Work instruction> Run through the records and show each line that includes the string "nearer".

* * * * * * * * *

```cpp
#define ST(w) __builtin_nontemporal_load(P.state + ((size_t)(w) * P.nlanes + lane_global))
#define ST_SET(w, v) __builtin_nontemporal_store((uint32_t)(v), P.state + ((size_t)(w) * P.nlanes + lane_global))
#define REC_AT(lev, half) (reinterpret_cast<f32x4*>(P.records) + (((size_t)lane_global * kMaxPathDepth + (size_t)(lev)) * 2u + (half)))
#define REC_STORE(lev, half, x, y, z, w) __builtin_nontemporal_store(f32x4{x, y, z, w}, REC_AT(lev, half))
#define REC_LOAD(lev, half) (*REC_AT(lev, half))
  uint32_t emit_mask = 0;
  if constexpr (STREAM && PHASE == 2) {
    const uint32_t fw = has_slot ? ST(SW_FLAGS) : 0u;
    alive = (fw & 1u) != 0;
    if (alive) {
      burst = (fw & 2u) != 0; actA = (fw & 4u) != 0; actB = (fw & 8u) != 0;
      org = v3(__uint_as_float(ST(SW_ORG)), __uint_as_float(ST(SW_ORG + 1)), __uint_as_float(ST(SW_ORG + 2)));
      d[C] = v3(__uint_as_float(ST(SW_DC)), __uint_as_float(ST(SW_DC + 1)), __uint_as_float(ST(SW_DC + 2)));
      cb0 = __uint_as_float(ST(SW_CB0)); cb1 = __uint_as_float(ST(SW_CB1));
      d[0] = v3(__uint_as_float(ST(SW_D0)), __uint_as_float(ST(SW_D0 + 1)), __uint_as_float(ST(SW_D0 + 2)));
      if (NR > 2) d[1] = v3(__uint_as_float(ST(SW_D1)), __uint_as_float(ST(SW_D1 + 1)), __uint_as_float(ST(SW_D1 + 2)));
    }
  } else if constexpr (STREAM) {
    if (P.gen == 0u && lane_phys == 0u) { P.sc->nrays[1] = 0u; P.sc->cast_head[1] = 0u; P.sc->alive[1] = 0u; P.sc->alive_n[1] = 0u; }
    const uint32_t fw = has_slot ? ST(SW_FLAGS) : 0u;
    alive = (fw & 1u) != 0;
// ... 54 lines not shown
      ST_SET(SW_PEND0, pend0);
      if (NR > 2) ST_SET(SW_PEND1, pend1);
      ST_SET(SW_RNG_LO, (uint32_t)rng.state); ST_SET(SW_RNG_HI, (uint32_t)(rng.state >> 32));
      ST_SET(SW_ORG, __float_as_uint(org.x)); ST_SET(SW_ORG + 1, __float_as_uint(org.y)); ST_SET(SW_ORG + 2, __float_as_uint(org.z));
      ST_SET(SW_DC, __float_as_uint(d[C].x)); ST_SET(SW_DC + 1, __float_as_uint(d[C].y)); ST_SET(SW_DC + 2, __float_as_uint(d[C].z));
      ST_SET(SW_CB0, __float_as_uint(cb0)); ST_SET(SW_CB1, __float_as_uint(cb1));
      ST_SET(SW_ATT, __float_as_uint(att.r)); ST_SET(SW_ATT + 1, __float_as_uint(att.g)); ST_SET(SW_ATT + 2, __float_as_uint(att.b));
      ST_SET(SW_PDF4, __float_as_uint(pdf4)); ST_SET(SW_PDF_AREA, __float_as_uint(pdf_area));
      if constexpr (DL || TRAV == 4) {
        ST_SET(SW_D0, __float_as_uint(d[0].x)); ST_SET(SW_D0 + 1, __float_as_uint(d[0].y)); ST_SET(SW_D0 + 2, __float_as_uint(d[0].z));
        if (NR > 2) { ST_SET(SW_D1, __float_as_uint(d[1].x)); ST_SET(SW_D1 + 1, __float_as_uint(d[1].y)); ST_SET(SW_D1 + 2, __float_as_uint(d[1].z)); }
      }
      if constexpr (DL) {
        ST_SET(SW_LIGHT_I, light_i); ST_SET(SW_HELD, held_chit);
        ST_SET(SW_PL, __float_as_uint(pl.r)); ST_SET(SW_PL + 1, __float_as_uint(pl.g)); ST_SET(SW_PL + 2, __float_as_uint(pl.b));
        ST_SET(SW_DA, __float_as_uint(dA_keep.r)); ST_SET(SW_DA + 1, __float_as_uint(dA_keep.g)); ST_SET(SW_DA + 2, __float_as_uint(dA_keep.b));
        ST_SET(SW_D6, __float_as_uint(d6_keep.r)); ST_SET(SW_D6 + 1, __float_as_uint(d6_keep.g)); ST_SET(SW_D6 + 2, __float_as_uint(d6_keep.b));
        ST_SET(SW_DCK, __float_as_uint(dC_keep.x)); ST_SET(SW_DCK + 1, __float_as_uint(dC_keep.y)); ST_SET(SW_DCK + 2, __float_as_uint(dC_keep.z));
        ST_SET(SW_SB1, __float_as_uint(sb1[0])); ST_SET(SW_SB1 + 1, __float_as_uint(sb1[1])); ST_SET(SW_SB1 + 2, __float_as_uint(sb1[2]));
      }
    }
  };

  for (int pass = (PHASE == 2 ? 1 : 0);; pass++) {
    const unsigned long long need = (!STREAM || (PHASE != 1 && pass == 1)) ? __ballot(!alive && has_slot) : 0ull;
    uint32_t stream_unit = kMissTri;
    if constexpr (STREAM && PHASE != 1) {
      if (pass == 1) {
        const uint32_t want = (uint32_t)__popcll(need);
        const uint32_t my_rank = __builtin_amdgcn_mbcnt_hi((uint32_t)(need >> 32), __builtin_amdgcn_mbcnt_lo((uint32_t)need, 0u));
        if (lane == 0) s_blk[wave] = want;
        __syncthreads();
        if (threadIdx.x == 0) {
          unsigned long long total = 0;
          for (uint32_t w = 0; w < blockDim.x / 64u; w++) { const unsigned long long n_ = s_blk[w]; s_blk[w] = total; total += n_; }
          s_blk[32] = total ? atomicAdd(P.queue_head, total) : (unsigned long long)P.total_units;
        }
        __syncthreads();
        const unsigned long long u = s_blk[32] + s_blk[wave] + my_rank;
        if (!alive && has_slot && u < (unsigned long long)P.total_units) stream_unit = (uint32_t)u;
        __syncthreads();
      }
    }
    if ((!STREAM && need != 0ull && !(queue_empty && chunk_next == chunk_end)) || (STREAM && PHASE != 1 && pass == 1)) {
      const uint32_t want = (uint32_t)__popcll(need);
      const uint32_t my_rank = __builtin_amdgcn_mbcnt_hi((uint32_t)(need >> 32), __builtin_amdgcn_mbcnt_lo((uint32_t)need, 0u));
      uint32_t given = 0, my_unit = stream_unit;
      while (!STREAM && given < want) {
        if (chunk_next == chunk_end) {
          if (queue_empty) break;
          unsigned long long start = 0;
          const uint32_t grab = P.chunk;
          if (lane == 0) {
            start = atomicAdd(P.queue_head, (unsigned long long)grab);
          }
          start = __shfl(start, 0);
          if (start >= P.total_units) { queue_empty = true; break; }
          chunk_next = (uint32_t)start;
          chunk_end = (uint32_t)(start + grab < P.total_units ? start + grab : P.total_units);
        }
        const uint32_t avail = chunk_end - chunk_next;
        const uint32_t take = avail < want - given ? avail : want - given;
        if (!alive && my_rank >= given && my_rank < given + take) my_unit = chunk_next + (my_rank - given);
        chunk_next += take;
        given += take;
      }
      if (my_unit != kMissTri) {
        uint32_t x, y;
        const uint32_t g3 = opq(P.groups3), g1 = opq(P.singles), n3 = opq(P.units3), img_w = opq(S.w), img_h = opq(S.h);
        uint32_t u_pixel, u_first, u_count;
        if (my_unit < n3) { u_pixel = my_unit / g3; u_first = (my_unit % g3) * (uint32_t)NR; u_count = (uint32_t)NR; }
        else { const uint32_t v = my_unit - n3; u_pixel = v / g1; u_first = g3 * (uint32_t)NR + v % g1; u_count = 1u; }
        unit_pixel(opq(P.T), u_pixel, x, y);
        if (x < img_w && y < img_h) {
          alive = true;
          burst = true;
          pxy = x | (y << 16);
          pixel_slot = u_pixel;
          samp = u_first | (u_first << 16) | (u_count << 30);
          level = 0;
// ... 28 lines not shown
#pragma unroll
        for (int r = 0; r < NR; r++) { eact[r] = alive; eb1[r] = cb1; }
        if (DL && sh_phase) {
          if (NR > 1) eact[1] = alive && sa1;
          if (NR > 2) eact[NR - 1] = alive && sa2;
#pragma unroll
          for (int r = 0; r < NR; r++) eb1[r] = sb1[r];
        } else if (burst) { if (NR > 1) eact[1] = alive && actA; if (NR > 2) eact[NR - 1] = alive && actB; }
        else if (NR == 3) { eact[0] = alive && actA; eact[1] = alive && actB; }
#pragma unroll
        for (int r = 0; r < NR; r++) {
          if (eact[r]) {
            const size_t i = (size_t)r * P.nlanes + lane_global;
            nt_store_ray(P.ray_o, 2 * i, org.x, org.y, org.z, cb0);
            nt_store_ray(P.ray_d, 2 * i, d[r].x, d[r].y, d[r].z, eb1[r]);
            emit_mask |= 1u << r;
          }
        }
        save_state();
        break;
      }
    } else {
      if (__ballot(alive) == 0ull) {
        if (queue_empty && chunk_next == chunk_end) break;
        continue;
      }
    }
    SECTION_END(ST_REFILL)

    if constexpr (TRAV == 4 && PHASE == 2) {
      bool pact[NR];
#pragma unroll
      for (int r = 0; r < NR; r++) pact[r] = alive;
      if (burst) { if (NR > 1) pact[1] = alive && actA; if (NR > 2) pact[NR - 1] = alive && actB; }
      else if (NR == 3) { pact[0] = alive && actA; pact[1] = alive && actB; }
      float pb0[NR], pb1[NR];
#pragma unroll
      for (int r = 0; r < NR; r++) { pb0[r] = cb0; pb1[r] = cb1; }
      auto is_lazy = [&](uint32_t k) { const Object& ob = S.objects[k]; return ob.kind == OBJ_MESH && ob.use_bvh != 0u && ob.nrec > 0u; };
      bool h_[NR]; float dd_[NR]; uint32_t tt_[NR];
      if (Q == 0) {
        for (uint32_t k = 0; k < nobj; k++)
          if (is_lazy(k)) object_queueN<NR>(S, k, org, d, pb0, pb1, h_, dd_, tt_, pact, P, lane_global, true, emit_mask);
      } else {
        V3 pinv[NR];
#pragma unroll
        for (int r = 0; r < NR; r++) pinv[r] = v3(1.0f / d[r].x, 1.0f / d[r].y, 1.0f / d[r].z);
// ... 55 lines not shown
        cnt.v[C_RAYS] += 1u + (actA ? 1u : 0u) + (actB ? 1u : 0u);
        flat_begin(FS, S, org, d[0], d[1], d[2], cb0, cb1, burst || actA, burst ? actA : actB, burst ? actB : true);
        need_begin = false;
      }
      flat_run(FS, fstack, S, org, d[0], d[1], d[2], cb0, cb1, alive, P.flat_ready, P.flat_interior);
      batch_ready = alive && FS.mode == FM_DONE;
      res[0] = FS.res0; res[1] = FS.res1; res[2] = FS.res2;
      SECTION_END(ST_LEAVES)
    } else if (Q == 0) {
      PHit acc[NR];
#pragma unroll
      for (int r = 0; r < NR; r++) acc[r] = packed_miss();
      for (uint32_t k = 0; k < nobj; k++) {
        bool h[NR]; float dd[NR]; uint32_t tt[NR];
        object_testN<LAZY, NR, TRAV == 4, LEAF_ONCE>(S, k, org, d, rb0, rb1, cnt, h, dd, tt, act, cidx, &P, lane_global, pass == 1, &emit_mask);
#pragma unroll
        for (int r = 0; r < NR; r++) packed_fold(acc[r], h[r], dd[r], (k << 27) | tt[r]);
      }
#pragma unroll
      for (int r = 0; r < NR; r++) res[r] = unpack_ret(acc[r].dist, acc[r].id);
    } else {
      V3 inv[NR];
      float tx0[NR], ty0[NR];
      unsigned long long fl[NR];
      float farx0[NR];
#pragma unroll
      for (int r = 0; r < NR; r++) {
        fl[r] = 0ull; farx0[r] = 0.0f;
        inv[r] = v3(1.0f / d[r].x, 1.0f / d[r].y, 1.0f / d[r].z);
        const float dn = norm(d[r]);
        tx0[r] = rb0[r] / dn; ty0[r] = rb1[r] / dn;
      }
      auto topdown = [&]() {
        for (uint32_t q = 0; q < Q; q++) {
          const WaveInterior& W = S.wave_tlas[q];
#pragma unroll
          for (int r = 0; r < NR; r++) {
            float tx = tx0[r], ty = ty0[r];
            if (q != 0) { tx = SLOT(q, r, 0); ty = SLOT(q, r, 1); }
            float fx, lx, ly, rx, ry;
            const uint32_t f = topdown_step(W, org, inv[r], tx, ty, rb0[r], rb1[r], fx, lx, ly, rx, ry);
            fl[r] |= (unsigned long long)f << (4 * q);
            if (q != 0) SLOT(q, r, 0) = fx; else farx0[r] = fx;
            if (W.l_ref >= 0) { SLOT(W.l_ref, r, 0) = lx; SLOT(W.l_ref, r, 1) = ly; }
            if (W.r_ref >= 0) { SLOT(W.r_ref, r, 0) = rx; SLOT(W.r_ref, r, 1) = ry; }
          }
        }
      };
      topdown();
      SECTION_END(ST_TOPDOWN)
      for (int q = (int)Q - 1; q >= 0; q--) {
        const WaveInterior& W = S.wave_tlas[q];
        PHit L[NR], R[NR];
        auto lazy_leaf = [&](int32_t ref, uint32_t n) {
          if (!LAZY || ref >= 0 || n != 1u) return false;
          const Object& ob = S.objects[(uint32_t)~ref];
          return ob.kind == OBJ_MESH && ob.use_bvh != 0u && ob.nrec > 0u;
        };
        auto eval_child = [&](int32_t ref, uint32_t n, PHit* out, const bool* need) {
          if (ref >= 0) {
#pragma unroll
            for (int r = 0; r < NR; r++) { out[r].dist = SLOT(ref, r, 0); out[r].id = __float_as_uint(SLOT(ref, r, 1)); }
          } else {
#pragma unroll
            for (int r = 0; r < NR; r++) out[r] = packed_miss();
            const uint32_t first = (uint32_t)~ref;
            for (uint32_t k = first; k < first + n; k++) {
              bool h[NR]; float dd[NR]; uint32_t tt[NR];
              object_testN<TRAV == 1, NR, false, LEAF_ONCE>(S, k, org, d, rb0, rb1, cnt, h, dd, tt, need, cidx);
#pragma unroll
              for (int r = 0; r < NR; r++) packed_fold(out[r], h[r], dd[r], (k << 27) | tt[r]);
            }
          }
        };
        auto need_of = [&](bool is_left, const PHit* other, bool other_known, bool* need) {
#pragma unroll
          for (int r = 0; r < NR; r++) {
            const uint32_t f = (uint32_t)(fl[r] >> (4 * q)) & 15u;
            const bool nearer = ((f & 4u) != 0) == is_left;
            const float farx = (q != 0) ? SLOT(q, r, 0) : farx0[r];
            const bool second = !other_known | (farx < other[r].dist) | ((other[r].id == kRetMiss) & ((f & 8u) != 0));
            need[r] = act[r] & ((f & 3u) != 0) & (nearer | second);
          }
        };
        if constexpr (!LAZY) {
          eval_child(W.l_ref, W.l_cnt, L, act);
          eval_child(W.r_ref, W.r_cnt, R, act);
        } else if constexpr (TRAV == 4) {
          const uint32_t lz = S.wave_lazy[q];
          const bool lazy_l = lazy_leaf(W.l_ref, W.l_cnt), lazy_r = lazy_leaf(W.r_ref, W.r_cnt);
          auto queued = [&](int32_t ref, bool is_left, const PHit* other, bool other_known, PHit* out) {
            bool need[NR], h[NR]; float dd[NR]; uint32_t tt[NR];
            need_of(is_left, other, other_known, need);
            const uint32_t k = (uint32_t)~ref;
            object_queueN<NR>(S, k, org, d, rb0, rb1, h, dd, tt, need, P, lane_global, pass == 1, emit_mask);
#pragma unroll
            for (int r = 0; r < NR; r++) { out[r] = packed_miss(); packed_fold(out[r], h[r], dd[r], (k << 27) | tt[r]); }
          };
#pragma unroll
          for (int r = 0; r < NR; r++) { L[r] = packed_miss(); R[r] = packed_miss(); }
          if (pass == 1) {
// ... 15 lines not shown
#pragma nounroll
        for (int t = 0; t < 2; t++) {
          const bool left = (t == 0) != right_first;
          const int32_t ref = left ? W.l_ref : W.r_ref;
          const uint32_t n = left ? W.l_cnt : W.r_cnt;
          bool need[NR];
          if (left ? lazy_l : lazy_r) need_of(left, first_out, t == 1 && !(TRAV == 4 && (lz & (left ? 2u : 1u)) != 0u), need);
          else {
#pragma unroll
            for (int r = 0; r < NR; r++) need[r] = act[r];
          }
          PHit out[NR];
          eval_child(ref, n, out, need);
#pragma unroll
          for (int r = 0; r < NR; r++) {
            if (t == 0) first_out[r] = out[r];
            if (left) L[r] = out[r]; else R[r] = out[r];
          }
        }
        }
        SECTION_END(ST_LEAVES)
#pragma unroll
        for (int r = 0; r < NR; r++) {
          const uint32_t f = (uint32_t)(fl[r] >> (4 * q)) & 15u;
          const float farx = (q != 0) ? SLOT(q, r, 0) : farx0[r];
          const PHit ret = packed_combine(L[r], R[r], (f & 3u) != 0, (f & 4u) != 0, (f & 8u) != 0, farx);
          if (q > 0) { SLOT(q, r, 0) = ret.dist; SLOT(q, r, 1) = __uint_as_float(ret.id); }
          else res[r] = unpack_ret(ret.dist, ret.id);
        }
        SECTION_END(ST_COMBINE)
      }
    }

    if constexpr (TRAV == 4) {
      if (pass == 1) {
        save_state();
        break;
      }
    }
    if (batch_ready) {
      uint32_t chit = kRetMiss;
      bool more_shadow = false;
      bool shadow_returned = false;
      if constexpr (DL) {
        if (sh_phase) {
          shadow_returned = true;
#pragma unroll
// ... 320 lines not shown
```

* * * * * * * * *

Exercise answer>
            const bool nearer = ((f & 4u) != 0) == is_left;
            need[r] = act[r] & ((f & 3u) != 0) & (nearer | second);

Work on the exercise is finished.